Given entries:
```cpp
extern "C" __global__ __launch_bounds__(kK3Threads, 1) void hbx_k3_block_md5(
    const OrderEntry* __restrict__ order, const uint32_t* __restrict__ n_order, uint32_t budget,
    uint32_t* __restrict__ started, uint32_t t_first, uint32_t t_last, uint64_t* __restrict__ tslot,
    uint64_t* __restrict__ probe) {
  __shared__ __attribute__((aligned(16))) uint8_t k3_lds[kK3Threads / 64][kK3WaveLds];
  const uint32_t wave = (uint32_t)__builtin_amdgcn_readfirstlane((int)(threadIdx.x >> 6));
  k3_body<false>(k3_lds[wave], order, n_order, budget, started, t_first, t_last, tslot, probe);
}

constexpr int kK3PThreads = 512;
extern "C" __global__ __launch_bounds__(kK3PThreads, 1) void hbx_k3p_block_md5(
    const OrderEntry* __restrict__ order, const uint32_t* __restrict__ n_order, uint32_t budget,
    uint32_t* __restrict__ started, uint32_t t_first, uint32_t t_last, uint64_t* __restrict__ tslot,
    uint64_t* __restrict__ probe, uint32_t psets) {
  const bool spin = (psets & 0x100u) != 0u;
  psets &= 0xffu;
  __shared__ __attribute__((aligned(16))) uint8_t k3_lds[4][kK3WaveLds];
  __shared__ uint32_t k3_flags[4][2];
  const uint32_t wave = (uint32_t)__builtin_amdgcn_readfirstlane((int)(threadIdx.x >> 6));
  const uint32_t pair = wave & 3u;
  if (threadIdx.x < 8u) k3_flags[threadIdx.x >> 1][threadIdx.x & 1u] = 0u;
  __syncthreads();
  if (wave < 4u) {
    k3_body<true>(k3_lds[pair], order, n_order, budget, started, t_first, t_last, tslot, probe, k3_flags[pair],
                  K3Queue{}, spin);
  } else {
    __builtin_amdgcn_s_setprio(2);
    if (psets == 3u)
      k3p_producer<3>(k3_lds[pair], k3_flags[pair], order, n_order, budget, blockIdx.x * 4u + pair, gridDim.x * 4u);
    else
      k3p_producer<2>(k3_lds[pair], k3_flags[pair], order, n_order, budget, blockIdx.x * 4u + pair, gridDim.x * 4u);
  }
}

extern "C" __global__ __launch_bounds__(kK3PThreads, 1) void hbx_k3q_block_md5(
    const OrderEntry* __restrict__ order, const uint32_t* __restrict__ n_order, uint32_t budget,
    uint32_t* __restrict__ started, uint32_t t_first, uint32_t t_last, uint64_t* __restrict__ tslot,
    uint64_t* __restrict__ probe, uint32_t* __restrict__ qc, uint64_t* __restrict__ q, uint32_t tag, uint32_t parts,
    uint32_t* __restrict__ err) {
  __shared__ __attribute__((aligned(16))) uint8_t k3_lds[4][kK3WaveLds];
  __shared__ uint32_t k3_flags[4][4];
  const uint32_t wave = (uint32_t)__builtin_amdgcn_readfirstlane((int)(threadIdx.x >> 6));
  const uint32_t pair = wave & 3u;
  if (threadIdx.x < 16u) k3_flags[threadIdx.x >> 2][threadIdx.x & 3u] = 0u;
  __syncthreads();
  if (wave < 4u) {
    k3_body<true, true>(k3_lds[pair], order, n_order, budget, started, t_first, t_last, tslot, probe, k3_flags[pair],
                        K3Queue{qc, q, tag, parts, err});
  } else {
    __builtin_amdgcn_s_setprio(2);
    const uint32_t per_part = budget == kBudgetAll ? kBudgetAll : (budget + parts - 1u) / parts;
    k3q_producer(k3_lds[pair], k3_flags[pair], order, n_order, budget, parts, per_part);
  }
}

__device__ __forceinline__ void meta_copy(const uint4* __restrict__ src, uint4* __restrict__ dst, uint32_t n) {
  for (uint32_t i = blockIdx.x * blockDim.x + threadIdx.x; i < n; i += gridDim.x * blockDim.x) {
    uint32_t* p = const_cast<uint32_t*>(reinterpret_cast<const uint32_t*>(src + i));
    uint4 v;
    v.x = __hip_atomic_load(p + 0, __ATOMIC_RELAXED, __HIP_MEMORY_SCOPE_SYSTEM);
    v.y = __hip_atomic_load(p + 1, __ATOMIC_RELAXED, __HIP_MEMORY_SCOPE_SYSTEM);
    v.z = __hip_atomic_load(p + 2, __ATOMIC_RELAXED, __HIP_MEMORY_SCOPE_SYSTEM);
    v.w = __hip_atomic_load(p + 3, __ATOMIC_RELAXED, __HIP_MEMORY_SCOPE_SYSTEM);
    dst[i] = v;
  }
}
extern "C" __global__ __launch_bounds__(256) void hbx_k1_gate_meta(const uint32_t* __restrict__ started,
                                                                   uint32_t target, uint32_t limit,
                                                                   uint32_t poll, const uint4* __restrict__ msrc,
                                                                   uint4* __restrict__ mdst, uint32_t n16) {
  meta_copy(msrc, mdst, n16);
  if (!poll || blockIdx.x != 0 || threadIdx.x != 0) return;
  const uint64_t t0 = __builtin_amdgcn_s_memrealtime();
  for (;;) {
    const uint32_t v = __hip_atomic_load(started, __ATOMIC_ACQUIRE, __HIP_MEMORY_SCOPE_AGENT);
    if ((int32_t)(v - target) >= 0) break;
    if (__builtin_amdgcn_s_memrealtime() - t0 > (uint64_t)limit) break;
    __builtin_amdgcn_s_sleep(2);
  }
}
extern "C" __global__ __launch_bounds__(64) void hbx_k1_gate(const uint32_t* __restrict__ started,
                                                              uint32_t target, uint32_t limit) {
  if (threadIdx.x != 0) return;
  const uint64_t t0 = __builtin_amdgcn_s_memrealtime();
  for (;;) {
    const uint32_t v = __hip_atomic_load(started, __ATOMIC_ACQUIRE, __HIP_MEMORY_SCOPE_AGENT);
    if ((int32_t)(v - target) >= 0) break;
    if (__builtin_amdgcn_s_memrealtime() - t0 > (uint64_t)limit) break;
    __builtin_amdgcn_s_sleep(2);
  }
}

extern "C" __global__ __launch_bounds__(256) void hbx_meta_fetch(const uint4* __restrict__ src,
                                                                 uint4* __restrict__ dst, uint32_t n) {
  for (uint32_t i = blockIdx.x * 256u + threadIdx.x; i < n; i += gridDim.x * 256u) {
    uint32_t* p = const_cast<uint32_t*>(reinterpret_cast<const uint32_t*>(src + i));
    uint4 v;
    v.x = __hip_atomic_load(p + 0, __ATOMIC_RELAXED, __HIP_MEMORY_SCOPE_SYSTEM);
    v.y = __hip_atomic_load(p + 1, __ATOMIC_RELAXED, __HIP_MEMORY_SCOPE_SYSTEM);
    v.z = __hip_atomic_load(p + 2, __ATOMIC_RELAXED, __HIP_MEMORY_SCOPE_SYSTEM);
    v.w = __hip_atomic_load(p + 3, __ATOMIC_RELAXED, __HIP_MEMORY_SCOPE_SYSTEM);
    dst[i] = v;
  }
}

extern "C" __global__ __launch_bounds__(256) void hbx_result_push(const uint4* __restrict__ src,
                                                                  uint4* __restrict__ dst, uint64_t n) {
  for (uint64_t i = (uint64_t)blockIdx.x * 256u + threadIdx.x; i < n; i += (uint64_t)gridDim.x * 256u)
    dst[i] = src[i];
  __threadfence_system();
}

constexpr uint32_t kK4Window = 1024u;

extern "C" __global__ __launch_bounds__(64) void hbx_k4_content_id(
    uint32_t n_files, const uint64_t* __restrict__ cut_base, const uint32_t* __restrict__ cut_count,
    const uint32_t* __restrict__ ids, uint32_t* __restrict__ content_ids,
    int32_t* __restrict__ content_type, uint32_t window) {
  __shared__ uint4 win[kK4Window];
  const uint32_t f = blockIdx.x;
  if (f >= n_files) return;
  const uint32_t k = cut_count[f];
  const uint4* id = reinterpret_cast<const uint4*>(ids) + cut_base[f];
  uint4* co = reinterpret_cast<uint4*>(content_ids) + f;
  if (k <= 1u) {
    if (threadIdx.x == 0) {
      *co = k ? id[0] : make_uint4(0u, 0u, 0u, 0u);
      content_type[f] = k ? 2 : 0;
    }
    return;
  }
  uint32_t w0 = 0xFFFFFFFFu;
  auto get = [&](uint32_t i) -> uint4 {
    if (i < w0 || i - w0 >= window) {
      __syncthreads();
      for (uint32_t t = threadIdx.x; t < window && i + t < k; t += 64u) win[t] = id[i + t];
      __syncthreads();
      w0 = i;
    }
    return win[i - w0];
  };
  const uint32_t nw = 12u * k + 4u;
  const uint32_t T = 4u * nw;
  const uint32_t nblk = (T + 9u + 63u) / 64u;
  uint32_t h[4];
  md5_init(h);
  for (uint32_t b = 0; b < nblk; b++) {
    uint32_t m[16];
#pragma unroll
    for (int i = 0; i < 16; i++) {
      const uint32_t j = 16u * b + (uint32_t)i;
      uint32_t v;
      if (j == 0u) {
        v = bswap32(k);
      } else if (j <= 4u * k) {
        const uint4 q = get((j - 1u) >> 2);
        const uint32_t r = (j - 1u) & 3u;
        v = r == 0 ? q.x : r == 1 ? q.y : r == 2 ? q.z : q.w;
      } else if (j == 4u * k + 1u) {
        v = bswap32(8u + 32u * k);
      } else if (j == 4u * k + 2u) {
        v = bswap32(0x6663686Eu);
      } else if (j == 4u * k + 3u) {
        v = bswap32(k);
      } else if (j < nw) {
        const uint32_t t = j - (4u * k + 4u);
        const uint32_t r = t & 7u;
        if (r < 4u) {
          const uint4 q = get(t >> 3);
          v = r == 0 ? q.x : r == 1 ? q.y : r == 2 ? q.z : q.w;
        } else {
          v = 0u;
        }
      } else if (j == nw) {
        v = 0x80u;
      } else {
        v = 0u;
      }
      m[i] = v;
    }
    if (b + 1 == nblk) {
      const uint64_t bits = (uint64_t)T * 8ull;
      m[14] = (uint32_t)bits;
      m[15] = (uint32_t)(bits >> 32);
    }
    md5_compress(h, m);
  }
  if (threadIdx.x == 0) {
    *co = make_uint4(h[0], h[1], h[2], h[3]);
    content_type[f] = 3;
  }
}

extern "C" __global__ __launch_bounds__(64) void hbx_k5_md5_raw(const uint8_t* __restrict__ msg,
                                                                 uint32_t n, uint32_t* __restrict__ out) {
  if (threadIdx.x != 0) return;
  uint32_t h[4];
  md5_init(h);
  const uint32_t nblk = (n + 9u + 63u) / 64u;
  for (uint32_t b = 0; b < nblk; b++) {
    uint32_t m[16];
#pragma unroll
    for (int i = 0; i < 16; i++) {
      uint32_t v = 0u;
#pragma unroll
      for (int y = 0; y < 4; y++) {
        const uint32_t p = 64u * b + 4u * (uint32_t)i + (uint32_t)y;
        const uint32_t by = p < n ? msg[p] : (p == n ? 0x80u : 0u);
        v |= by << (8 * y);
      }
      m[i] = v;
    }
    if (b + 1 == nblk) {
      const uint64_t bits = (uint64_t)n * 8ull;
      m[14] = (uint32_t)bits;
      m[15] = (uint32_t)(bits >> 32);
    }
    md5_compress(h, m);
  }
  out[0] = h[0];
  out[1] = h[1];
  out[2] = h[2];
  out[3] = h[3];
}

extern "C" __global__ __launch_bounds__(64) void hbx_k5r_md5_run(const uint8_t* __restrict__ msg, uint32_t n,
                                                                 uint32_t* __restrict__ out) {
  uint32_t h[4];
  md5_init(h);
  const uint32_t* w = reinterpret_cast<const uint32_t*>(msg);
  uint32_t m[16];
#pragma unroll
  for (int i = 0; i < 16; i++) m[i] = w[i];
  md5_compress(h, m);
  md5_run<>(msg + 8, n - 8u, h, 1u, (n >> 6) - 1u, true);
  if (threadIdx.x == 0) {
    out[0] = h[0];
    out[1] = h[1];
    out[2] = h[2];
    out[3] = h[3];
  }
// ... 138 lines not shown
```

Measured before the change: 2378.

## Piggyback producer flag read on LDS loads and use power-of-two coop tail rounds

The consumer loop now reads the producer flag in the same LDS batch as the next message block, and calls the spin-wait only when the observed stage is not yet ready. This aims to remove a separate polling round-trip from the steady-state hashing loop. The cooperative tail loop also changes from up to four rounds sized by the minimum remaining length to descending power-of-two budgets, where every lane with enough remaining bytes takes part. That should let more residual work go through the wide cooperative path instead of the per-lane ring, at the cost of more rounds for small remainders.

```diff
diff --git a/hashbox_amd/csrc/hbx_kernels.hip b/hashbox_amd/csrc/hbx_kernels.hip
--- a/hashbox_amd/csrc/hbx_kernels.hip
+++ b/hashbox_amd/csrc/hbx_kernels.hip
@@ -996,6 +996,22 @@
         : "v"(a)
         : "memory");
   };
+  const uint32_t fa = (uint32_t)(uintptr_t)&flags[0];
+  auto next_wait_flag = [&](uint32_t a, u32x4(&N)[4], u32x4(&W)[4]) {
+    uint32_t f;
+    asm volatile(
+        "ds_read_b32 %8, %10\n\t"
+        "ds_read_b128 %0, %9\n\t"
+        "ds_read_b128 %1, %9 offset:16\n\t"
+        "ds_read_b128 %2, %9 offset:32\n\t"
+        "ds_read_b128 %3, %9 offset:48\n\t"
+        "s_waitcnt lgkmcnt(4)"
+        : "=&v"(N[0]), "=&v"(N[1]), "=&v"(N[2]), "=&v"(N[3]), "+v"(W[0]), "+v"(W[1]), "+v"(W[2]), "+v"(W[3]),
+          "=&v"(f)
+        : "v"(a), "v"(fa)
+        : "memory");
+    return (uint32_t)__builtin_amdgcn_readfirstlane((int)f);
+  };
   auto hash = [&](const u32x4(&W)[4]) {
     const uint32_t m[16] = {W[0].x, W[0].y, W[0].z, W[0].w, W[1].x, W[1].y, W[1].z, W[1].w,
                             W[2].x, W[2].y, W[2].z, W[2].w, W[3].x, W[3].y, W[3].z, W[3].w};
@@ -1018,9 +1034,9 @@
     hash(WA);
     next_wait(a0 + 128u, WA, WB);
     hash(WB);
-    next_wait(a0 + 192u, WB, WA);
+    const uint32_t seen = next_wait_flag(a0 + 192u, WB, WA);
     hash(WA);
-    k3p_wait_ge(&flags[0], S + k + 2u, polls, spin);
+    if ((int32_t)(seen - (S + k + 2u)) < 0) k3p_wait_ge(&flags[0], S + k + 2u, polls, spin);
     next_wait(stage_at(k + 1u), WA, WB);
     hash(WB);
     asm volatile("" ::: "memory");
@@ -1319,12 +1335,13 @@
         pt2 = __builtin_amdgcn_s_memrealtime();
       }
       uint32_t pos = b0 + R, rem = cnt ? cnt - R : 0u;
-      for (int round = 0; round < 4; round++) {
-        const uint32_t mx = wave_max_all(rem ? ~rem : 0u);
-        if (mx == 0u || ~mx < kCoopMinBudget) break;
-        const uint32_t R2 = ~mx;
-        const bool part_ = rem != 0u;
-        const int Lr = __builtin_ctzll(__builtin_amdgcn_ballot_w64(part_));
+      const uint32_t rmax = wave_max_all(rem);
+      for (uint32_t R2 = rmax >= kCoopMinBudget ? 0x80000000u >> __builtin_clz(rmax) : 0u; R2 >= kCoopMinBudget;
+           R2 >>= 1) {
+        const bool part_ = rem >= R2;
+        const uint64_t who = __builtin_amdgcn_ballot_w64(part_);
+        if (who == 0ull) continue;
+        const int Lr = __builtin_ctzll(who);
         const uint64_t s_sh = ((uint64_t)(uint32_t)__builtin_amdgcn_readlane((int)(reinterpret_cast<uint64_t>(src) >> 32), Lr) << 32) |
                               (uint32_t)__builtin_amdgcn_readlane((int)(uint32_t)reinterpret_cast<uint64_t>(src), Lr);
         const uint32_t p_sh = (uint32_t)__builtin_amdgcn_readlane((int)pos, Lr);
```

Result: no change. 2376 (-0.1%).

Work request: Lines holding the string "psets" in the records above must be counted; give the number alone.

Reply to the task: 4